Slide 4: Systemic effects of inflammation: ShockSo that’s fever. Next, shock. So what if you have a massive infection or massive trauma so that in many places in the body, pro-inflammatory cytokines are being turned on in mass especially TNF-alpha. If you have TNF-alpha being synthesized throughout the body, it’s going to affect the vasculature in that area. And so much edema can be generated perhaps you fall below a certain level of blood pressure now that most fluids are outside in the periphery and not in circulation. BP falls until you cross a threshold where the circulatory system is not able to perfuse to tissue and the most important tissue is the brain and you go into shock. A failure of the circulatory system to maintain adequate tissue perfusion of vital organ.
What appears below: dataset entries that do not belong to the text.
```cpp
extern "C" int dlg_sparse_region_probe(int N, int M, const int* colptr, const int* rowidx, int ncu, long* stats, int nstats)
{
  dlg_backend b;
  b.type = DLG_SPARSE; b.N = N; b.M = M; b.nnz = colptr[M]; b.ncu = ncu; b.row0 = 0; b.row1 = M; b.mloc = M;
  SparseSym Y;
  b.sym = &Y;
  char err[512];
  if(sym_analyze(Y.H, N, M, colptr, rowidx, 0, M, err, sizeof(err))) { b.sym = nullptr; dlg_set_error("symbolic analysis: %s", err); return DLG_ERR_ARG; }
  const int rc = sparse_factor_setup(&b, true);
  b.sym = nullptr;
  if(rc != DLG_OK) return rc;
  const SymHost& H = Y.H;
  long nsliced = 0, nhbm = 0;
  auto fail = [&](const char* what, size_t g) { dlg_set_error("one-launch region: %s (workgroup %zu)", what, g); return DLG_ERR_STATE; };
  std::vector<long> covered;
  for(size_t g = 0; g < Y.pr_item_h.size(); g++)
  {
    const FwItem& it = Y.pr_item_h[g];
    const long mb = it.nrows - it.w, ldp = (it.nrows + 1) & ~1L, pan = ldp*it.w, ntri = mb*(mb + 1)/2;
    const long T = (mb + 15) >> 4;
    if(it.rep == 0) covered.assign((size_t)std::max<long>(T, 1), 0);
    for(long t = std::min<long>(it.tj0, T); t < std::min<long>(it.tj1, T); t++) covered[(size_t)t]++;
    long lds_end;
    if(it.sliced)
    {
      nsliced++;
      const long jA = std::min<long>(16L*it.tj0, mb), jB = it.tj1 >= T ? mb : std::min<long>(16L*it.tj1, mb);
      if(it.eA != jA*mb - jA*(jA - 1)/2 || it.eB != jB*mb - jB*(jB - 1)/2) return fail("slice bounds do not match its tile columns", g);
      lds_end = pan + (it.eA & 1) + (it.eB - it.eA) + 1;
    }
    else
    {
      if(it.jsp < 0 && mb > 0 && it.u_off >= 0)
      {
        if(it.rep == 0) nhbm++;
        if(it.rsv2 > 1)
        {
          const long jA = std::min<long>(16L*it.tj0, mb), jB = it.tj1 >= T ? mb : std::min<long>(16L*it.tj1, mb);
          if(it.eA != jA*mb - jA*(jA - 1)/2 || it.eB != jB*mb - jB*(jB - 1)/2) return fail("an HBM replica's stretch does not match its tile columns", g);
        }
        else if(it.tj0 != 0 || it.tj1 < T) return fail("a single workgroup that does not form the whole update matrix", g);
      }
      const bool staged = it.jsp >= 0 && mb > 0 && it.u_off >= 0 && (it.nch > 0 || Y.pr_stage);
      lds_end = pan + (staged ? sym_w_linear(mb, it.jsp) : 0) + 1;
// ... 32 lines not shown
```

### libdogleg_amd/csrc/sparse_internal.h

```cpp
#pragma once
#include "dlg_internal.h"
#include "sparse_symbolic.h"

namespace {
constexpr int JFL_SEG = 16;
constexpr int NV_CHUNK = 2048;

constexpr int TPB = 256;
constexpr int LDS_BUDGET = 147456;
constexpr int FAC_LDS_BUDGET = SYM_FAC_LDS_BUDGET;

__device__ __forceinline__ double wave_sum(double v)
{
#pragma unroll
  for(int o = 32; o > 0; o >>= 1) v += __shfl_down(v, o, 64);
  return v;
}

template <int NT, int U, class LoadF, class StoreF>
__device__ __forceinline__ void batched_copy(int total, int tid, LoadF ld, StoreF st)
{
  for(int base = 0; base < total; base += U*NT)
  {
    double v[U];
#pragma unroll
    for(int u = 0; u < U; u++) { const int idx = base + u*NT + tid; v[u] = (idx < total) ? ld(idx) : 0.0; }
#pragma unroll
    for(int u = 0; u < U; u++) { const int idx = base + u*NT + tid; if(idx < total) st(idx, v[u]); }
  }
}

template <class T> int upload(T*& dev, const std::vector<T>& h)
{
  dev = nullptr;
  const size_t bytes = sizeof(T)*(h.size() ? h.size() : 1);
  DLG_HIP(hipMalloc(&dev, bytes));
  if(!h.empty()) DLG_HIP(hipMemcpy(dev, h.data(), sizeof(T)*h.size(), hipMemcpyHostToDevice));
  return DLG_OK;
}

}

struct GatherUnit { int64_t lt, part; int s0, s1, nrows_t, nc; };
struct SolveItem { int c0, w, nrows, rowoff; int64_t lx; int bd0, nbd; int pflag, rsv; };
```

Slide 5: Systemic effects of inflammation: LeukocytosisSo depending upon the type of challenge, you can get an inference by looking at a patient’s differential blood cell count. From looking at what kinds of WBCs are being stimulated. IL-6 and TNF-alpha go to the hemopoietic stem cell niche in the bone marrow and depending upon the inciting agent, you’ll have different kinds of WBCs increasing in the blood. Neutrophilia is an increase in neutrophils in peripheral blood is usually due to a bacterial infection. Lymphocytosis, the small WBCs as oppose to NK cells, increased peripheral lymphocytes usually associated with viral infections. Increase in eosinophils probably…the eosinophils and IgE access evolve to take care of parasitic infections but in our society we don’t have a lot of parasite so it becomes subverted to reacting against harmless allergens.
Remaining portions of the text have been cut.